Of the lines listed below, return exactly those that run from the line containing "int32_t arg_bytes, int32_t flags, int64_t*" through the line containing "0, arg_bytes, flags);", both included.

Stored items

━━━━━━━━━━━━━━━━━━━━

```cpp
d2d::ObjTables obj_tables(d2d_ctx* c) {
    d2d::ObjTables T;
    T.occl = c->d_occl.p;
// ... 801 lines not shown
        if (c->stream) HIP_TRY(hipStreamSynchronize(c->stream));
        if (c->aux_stream) HIP_TRY(hipStreamSynchronize(c->aux_stream));
        if (c->sort_stream) HIP_TRY(hipStreamSynchronize(c->sort_stream));
        c->for_each_set([](d2d_ctx::PrepSet& sp) { sp.swept_pending = false; });
        c->last_small = small;
    }
    s.piped = c->pipeline && c->aux_stream != nullptr && s.d_stats == nullptr && !small;
    if (s.piped) {
        std::swap(c->cur, c->spare_sets[0]);
        for (int i = 0; i + 1 < d2d_ctx::N_SPARE; ++i) std::swap(c->spare_sets[i], c->spare_sets[i + 1]);
        s.set_was_swept = c->cur.swept_pending;
        if (c->cur.swept_pending) HIP_TRY(hipStreamWaitEvent(c->aux_stream, c->cur.ev_swept, 0));
        c->cur.swept_pending = false;
    }
    s.ps = s.piped ? c->aux_stream : c->stream;
    return D2D_OK;
}

static int sweep_args(d2d_ctx* c, Sweep& s) {
    const d2d_params* p = s.p;
    d2d::SweepArgs& a = s.a;
    memset(&a, 0, sizeof a);
    a.occl = c->d_occl.p;
    a.refl = c->d_refl.p;
    a.flt = c->d_flt.p;
    a.cw = c->d_cw.p;
    a.N = c->N;
    a.Nc = (int)c->cw.size();
    a.X = c->d_X.p;
    a.Y = c->d_Y.p;
    a.out = c->d_out.p;
    a.m = c->m;
    a.n = c->n;
    a.txx = s.tx[0];
    a.txy = s.tx[1];
    a.min_order = p->min_order;
    a.max_order = p->max_order;
    a.alpha = p->alpha;
    a.tol = p->tol;
    a.seg_lo = -p->seg_tol;
    a.seg_hi = 1.0f + p->seg_tol;
    const bool per_object = p->fun_id == D2D_FUN_RECEIVED_POWER_PER_OBJECT;
    s.th = d2d_host::sweep_thresholds(*p, s.grad_mode != 0, per_object ? c->coef.data() : nullptr, c->allowed.data(), c->N);
    a.coef = per_object ? c->d_coef.p : nullptr;
    a.flt_lo = s.th.flt_lo;
    a.flt_hi = s.th.flt_hi;
    a.on_lo = s.th.on_lo;
    a.on_hi = s.th.on_hi;
    a.loss_skip = s.th.loss_skip;
    for (int k = 0; k <= D2D_MAX_ORDER; ++k) a.fnum[k] = s.th.fnum[k];
    a.h2 = s.th.h2;
    a.sig_l2f = s.th.sig_l2f;
    a.sig_mono = s.th.sig_mono;
    a.fun_id = p->fun_id;
    a.cust_f = c->d_cust_f.p;
    a.cust_pb = c->d_cust_pb.p;
    a.cust_cells = (long)c->m * c->n;
    a.out_mode = p->out_mode;
    a.patch = p->patch;
    a.stats = s.d_stats;
    a.wave_cycles = (s.d_stats && c->want_wave_cycles) ? s.d_stats + D2D_NUM_STATS : nullptr;
    if (s.tiles > 0x7fffffffLL) return fail(D2D_ERR_INVALID, "grid too large: %lld tiles", s.tiles);
    s.grid_patches = dim3((unsigned)s.tiles);
    s.txg = p->grid_role == D2D_GRID_TX;
    const bool txg_cullable = s.txg && !c->txg_exhaustive && !(s.grad_mode && p->strict_nan);
    s.txg_culled = txg_cullable && s.th.degenerate_invalid;
// ... 127 lines not shown
    const size_t lds_l = (size_t)(3 * c->N + 1) * sizeof(float4) + 512;
    const size_t lds_r = (size_t)(3 * c->N + 1) * sizeof(float4) + (size_t)d2d::RL_GATHER * sizeof(unsigned long long);
    if (!rp.on || lds_l > d2d_host::LDS_LIMIT || lds_r > d2d_host::LDS_LIMIT) return D2D_OK;
    if (cur.d_rl_pool.ensure((size_t)rp.max_chunks * d2d::RL_CHUNK) != D2D_OK || cur.d_rl_next.ensure((size_t)rp.max_chunks) != D2D_OK) {
        (void)hipGetLastError();
        cur.d_rl_pool.release();
        cur.d_rl_next.release();
        c->rl_pool_mb = std::max<long long>(1, c->rl_pool_mb / 4);
        return D2D_OK;
    }
    const int orders = p->max_order - rp.k_lo + 1;
    const size_t per_order = (size_t)rp.leaf.slots + (size_t)rp.top.slots;
    if ((rc = cur.d_rl_idx.ensure(per_order * (size_t)orders))) return rc;
    int* const meta = reinterpret_cast<int*>(cur.d_shadow.p + c->N + d2d::SCHED_KEYS);
    cur.rl_meta_ptr = meta;
    if ((rc = cur.d_rl_meta.ensure((size_t)s.tiles))) return rc;
    if ((rc = cur.d_rl.ensure(1))) return rc;
    {
        const long long key[4] = {c->grid_version, rp.leaf.R, rp.top.R, (long long)c->m * 0x100000000ll + c->n};
        const size_t nbox = (size_t)rp.leaf.regions + (size_t)rp.top.regions;
        if (std::memcmp(key, c->rl_box_key, sizeof key) != 0 || c->d_rl_box.n < nbox) {
            if ((rc = c->d_rl_box.ensure(nbox))) return rc;
            hipLaunchKernelGGL(d2d::region_box_kernel, dim3((unsigned)rp.leaf.regions), dim3(256), 0, s.ps, c->d_X.p, c->d_Y.p,
                               c->m, c->n, rp.leaf.R, rp.leaf.regions_x, c->d_rl_box.p);
            hipLaunchKernelGGL(d2d::region_box_kernel, dim3((unsigned)rp.top.regions), dim3(256), 0, s.ps, c->d_X.p, c->d_Y.p,
                               c->m, c->n, rp.top.R, rp.top.regions_x, c->d_rl_box.p + rp.leaf.regions);
            HIP_TRY(hipGetLastError());
            std::memcpy(c->rl_box_key, key, sizeof key);
        }
    }
    auto fill = [](d2d::RegionLevel& l, const d2d_host::RegionLevelPlan& lp_) {
        l.S = lp_.S;
        l.R = lp_.R;
        l.regions_x = lp_.regions_x;
        l.regions_y = lp_.regions_y;
    };
    d2d::RegionLists rl;
    d2d::RegionLevel top;
    memset(&rl, 0, sizeof rl);
    memset(&top, 0, sizeof top);
    fill(rl.leaf, rp.leaf);
    fill(top, rp.top);
    rl.leaf.box = c->d_rl_box.p;
    top.box = c->d_rl_box.p + rp.leaf.regions;
    if ((rc = prep_hidden_masks(c, s, pr, rp, rl.leaf))) return rc;
    int* at = cur.d_rl_idx.p;
    int chunk_at = 0;
    for (int k = rp.k_lo; k <= p->max_order; ++k) {
        rl.leaf.cnt[k] = at; at += rp.leaf.slots;
        rl.leaf.chunk0[k] = chunk_at; chunk_at += (int)rp.leaf.slots;
        top.cnt[k] = at; at += rp.top.slots;
        top.chunk0[k] = chunk_at; chunk_at += (int)rp.top.slots;
    }
    rl.lp.pool = cur.d_rl_pool.p;
    rl.lp.next = cur.d_rl_next.p;
    rl.lp.head = meta + 1;
    rl.lp.n_static = (int)rp.n_static;
    rl.lp.max_chunks = (int)rp.max_chunks;
    rl.flag = meta + 2;
    a.fb_n = meta;
    a.fb_list = cur.d_rl_meta.p;
    if (!cur.rl_host_valid || std::memcmp(&rl, &cur.rl_host, sizeof rl) != 0) {
        cur.rl_host = rl;
        cur.rl_host_valid = true;
        hipLaunchKernelGGL(d2d::write_region_lists_kernel, dim3(1), dim3(1), 0, s.ps, cur.d_rl.p, rl);
        HIP_TRY(hipGetLastError());
// ... 1312 lines not shown
```
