struct BwdPlan {
  int64_t wt[kMaxLayers][3];
  int64_t wtp[kMaxLayers][3];
  int64_t g[kMaxLayers], gp[kMaxLayers];
  int64_t gm[2];
  int64_t workspace, workspace_bytes;
  int64_t counters;
  int64_t total;
};

struct WgradGroup {
  int64_t n, k;
  std::vector<const float*> g, a;
  std::vector<float*> gw, gb;
};

inline BwdPlan plan_backward(int64_t n, const int64_t* w, int n_layers, int flags) {
  BwdPlan p{};
  int64_t at = 0, widest = 0;
  auto take = [&](int64_t bytes) { const int64_t o = at; at += align256(bytes); return o; };
  const bool t = (flags & kFlagTransposedIgrad) != 0;
  for (int i = 0; i < n_layers; ++i) {
    const int64_t fin = w[i], fout = w[i + 1];
    widest = std::max(widest, fin);
    p.wt[i][0] = t && turns(fin, fin) ? take(4 * fin * fin) : -1;
    p.wt[i][1] = t && turns(fout, fin) ? take(4 * fout * fin) : -1;
    p.wt[i][2] = t && turns(fout, fin) ? take(4 * fout * fin) : -1;
    p.wtp[i][0] = p.wt[i][0] >= 0 ? take(4 * gts_packed_weight_floats(fin, fin)) : -1;
    p.wtp[i][1] = p.wt[i][1] >= 0 ? take(4 * gts_packed_weight_floats(fin, fout)) : -1;
    p.wtp[i][2] = p.wt[i][2] >= 0 ? take(4 * gts_packed_weight_floats(fin, fout)) : -1;
    p.g[i] = i > 0 ? take(4 * n * fin) : -1;
    p.gp[i] = take(4 * n * fin);
  }
  p.gm[0] = take(4 * n * widest);
  p.gm[1] = take(4 * n * widest);
  struct Key { int64_t n, k; int count; };
  std::vector<Key> groups;
  auto add = [&](int64_t nn, int64_t kk) {
    for (auto& gk : groups)
      if (gk.n == nn && gk.k == kk) { ++gk.count; return; }
    groups.push_back({nn, kk, 1});
  };
  for (int i = n_layers - 1; i >= 0; --i) add(w[i], w[i]), add(w[i + 1], w[i]), add(w[i + 1], w[i]);
  int64_t ws = 0;
  if (n > 0)
    for (const auto& gk : groups)
      for (int first = 0; first < gk.count; first += kMaxWgradProblems)
        ws = std::max(ws, gts_linear_bwd_weight_workspace(n, gk.n, gk.k, std::min(kMaxWgradProblems, gk.count - first)));
  p.workspace_bytes = ws;
  p.workspace = take(ws);
  p.counters = take(4 * GTS_CLUSTER_COUNTER_WORDS);
  p.total = at;
  return p;
}

#define GTS_TRY(call)                    \
  do {                                   \
    const int32_t code_ = (call);        \
    if (code_ != GTS_OK) return code_;   \
  } while (0)

}

extern "C" int64_t gts_sage_pool_stack_fwd_arena(int64_t n_rows, const int64_t* widths, int32_t n_layers, int32_t training,
                                                 int32_t arg_bytes, int32_t flags, int64_t* offsets) {
  if (bad_stack(n_rows, widths, n_layers) || (training && arg_bytes != 1 && arg_bytes != 4)) return -1;
  const FwdPlan p = plan_forward(n_rows, widths, n_layers, training != 0, arg_bytes, flags);
  if (offsets != nullptr) {
    for (int i = 0; i < n_layers; ++i)
      offsets[4 * i] = p.m[i], offsets[4 * i + 1] = p.arg[i], offsets[4 * i + 2] = p.out[i], offsets[4 * i + 3] = p.bits[i];
    offsets[4 * n_layers] = p.p[0], offsets[4 * n_layers + 1] = p.p[1];
  }
  return p.total;
}

extern "C" int32_t gts_sage_pool_stack_fwd_f32(const int32_t* indptr, const int32_t* indices, const int32_t* sched_rec,
                                               int64_t sched_clusters, int32_t sched_rows, int32_t sched_srcs,
                                               int32_t sched_loc_words, const float* x, const float* const* params,
                                               int64_t n_rows, const int64_t* widths, int32_t n_layers, int32_t training,
                                               int32_t arg_bytes, int32_t flags, void* arena, int64_t arena_bytes,
                                               void* stream) {
  if (!indptr || !x || !params || !arena) return GTS_ERR_NULL;
  if (bad_stack(n_rows, widths, n_layers)) return GTS_ERR_SHAPE;
  if (training && arg_bytes != 1 && arg_bytes != 4) return GTS_ERR_ARGKIND;
  for (int i = 0; i < 5 * n_layers; ++i)
    if (!params[i]) return GTS_ERR_NULL;
  const bool train = training != 0;
  const FwdPlan plan = plan_forward(n_rows, widths, n_layers, train, arg_bytes, flags);
  if (arena_bytes < plan.total) return GTS_ERR_SHAPE;
  if (n_rows == 0) return GTS_OK;
  char* base = static_cast<char*>(arena);
  auto f32 = [&](int64_t off) { return reinterpret_cast<float*>(base + off); };
  uint32_t* counters = nullptr;
  if (sched_rec != nullptr && gts_cluster_uses_counters(sched_clusters, sched_rows, sched_srcs, sched_loc_words, 0) != 0) {
    counters = reinterpret_cast<uint32_t*>(base + plan.counters);
    if (hipMemsetAsync(counters, 0, 4 * GTS_CLUSTER_COUNTER_WORDS, static_cast<hipStream_t>(stream)) != hipSuccess) return GTS_ERR_SHAPE;
  }
  {
    struct Batch { int64_t rows, cols; std::vector<const float*> src; std::vector<float*> dst; };
    std::vector<Batch> batches;
    for (int i = 0; i < n_layers; ++i) {
      const int64_t fin = widths[i], fout = widths[i + 1];
      const int64_t shape[3][2] = {{fin, fin}, {fout, fin}, {fout, fin}};
      const int which[3] = {0, 2, 3};
      for (int q = 0; q < 3; ++q) {
        if (plan.wp[i][q] < 0) continue;
        Batch* b = nullptr;
        for (auto& c : batches)
          if (c.rows == shape[q][0] && c.cols == shape[q][1]) b = &c;
        if (b == nullptr) batches.push_back({shape[q][0], shape[q][1], {}, {}}), b = &batches.back();
        b->src.push_back(params[5 * i + which[q]]);
        b->dst.push_back(f32(plan.wp[i][q]));
      }
    }
    for (const auto& b : batches)
      GTS_TRY(gts_pack_weights_f32(b.src.data(), b.dst.data(), nullptr, static_cast<int32_t>(b.src.size()), b.rows, b.cols, 0,
                                   stream));
  }
  auto wp = [&](int i, int q) -> const float* { return plan.wp[i][q] >= 0 ? f32(plan.wp[i][q]) : nullptr; };
  const float* h = x;
  float* p = nullptr;
  int cur = 0;
  for (int i = 0; i < n_layers; ++i) {
    const float* w_pool = params[5 * i];
    const float* b_pool = params[5 * i + 1];
    const float* w_self = params[5 * i + 2];
    const float* w_neigh = params[5 * i + 3];
    const float* bias = params[5 * i + 4];
    const int64_t fin = widths[i], fout = widths[i + 1];
    const bool last = i == n_layers - 1;
    if (p == nullptr) {
      p = f32(plan.p[cur]);
      const float* packed[2] = {wp(i, 0), nullptr};
      GTS_TRY(gts_linear_fwd_f32(h, w_pool, nullptr, nullptr, b_pool, p, n_rows, fin, fin, 0, 1, nullptr, packed, stream));
    }
    float* m = f32(plan.m[i]);
    void* arg = train ? static_cast<void*>(base + plan.arg[i]) : nullptr;
    const int ab = train ? arg_bytes : 0;
    if (sched_rec != nullptr && fin == 256 && ab != 4 && n_rows * 1024 < (1LL << 32)) {
      GTS_TRY(gts_spmm_max_fwd_cluster_f32(sched_rec, sched_clusters, sched_rows, sched_srcs, sched_loc_words, p, m, arg, ab,
                                           1, n_rows, fin, counters, stream));
    } else {
      GTS_TRY(gts_spmm_max_fwd_f32(indptr, indices, p, m, arg, ab, 1, n_rows, fin, stream));
    }
    uint64_t* bits = plan.bits[i] >= 0 ? reinterpret_cast<uint64_t*>(base + plan.bits[i]) : nullptr;
    float* out = f32(plan.out[i]);
    if ((flags & kFlagChain) && !last && chainable(fout, fin, fin, fout)) {
      float* p_next = f32(plan.p[cur ^ 1]);
      const float* packed[3] = {wp(i, 1), wp(i, 2), wp(i + 1, 0)};
      GTS_TRY(gts_linear_fwd_chain_f32(h, w_self, m, w_neigh, bias, out, params[5 * (i + 1)], params[5 * (i + 1) + 1], p_next,
                                       n_rows, fout, fin, fin, 1, fout, 1, bits, packed, stream));
      p = p_next, cur ^= 1;
    } else {
      const float* packed[2] = {wp(i, 1), wp(i, 2)};
      GTS_TRY(gts_linear_fwd_f32(h, w_self, m, w_neigh, bias, out, n_rows, fout, fin, fin, last ? 0 : 1, bits, packed, stream));
      p = nullptr;
    }
    h = out;
  }
  return GTS_OK;
}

━━━━━━━━━━━━━━━━━━━━

## RESPONSE TO THIS TASK
                                                 int32_t arg_bytes, int32_t flags, int64_t* offsets) {
  if (bad_stack(n_rows, widths, n_layers) || (training && arg_bytes != 1 && arg_bytes != 4)) return -1;
  const FwdPlan p = plan_forward(n_rows, widths, n_layers, training != 0, arg_bytes, flags);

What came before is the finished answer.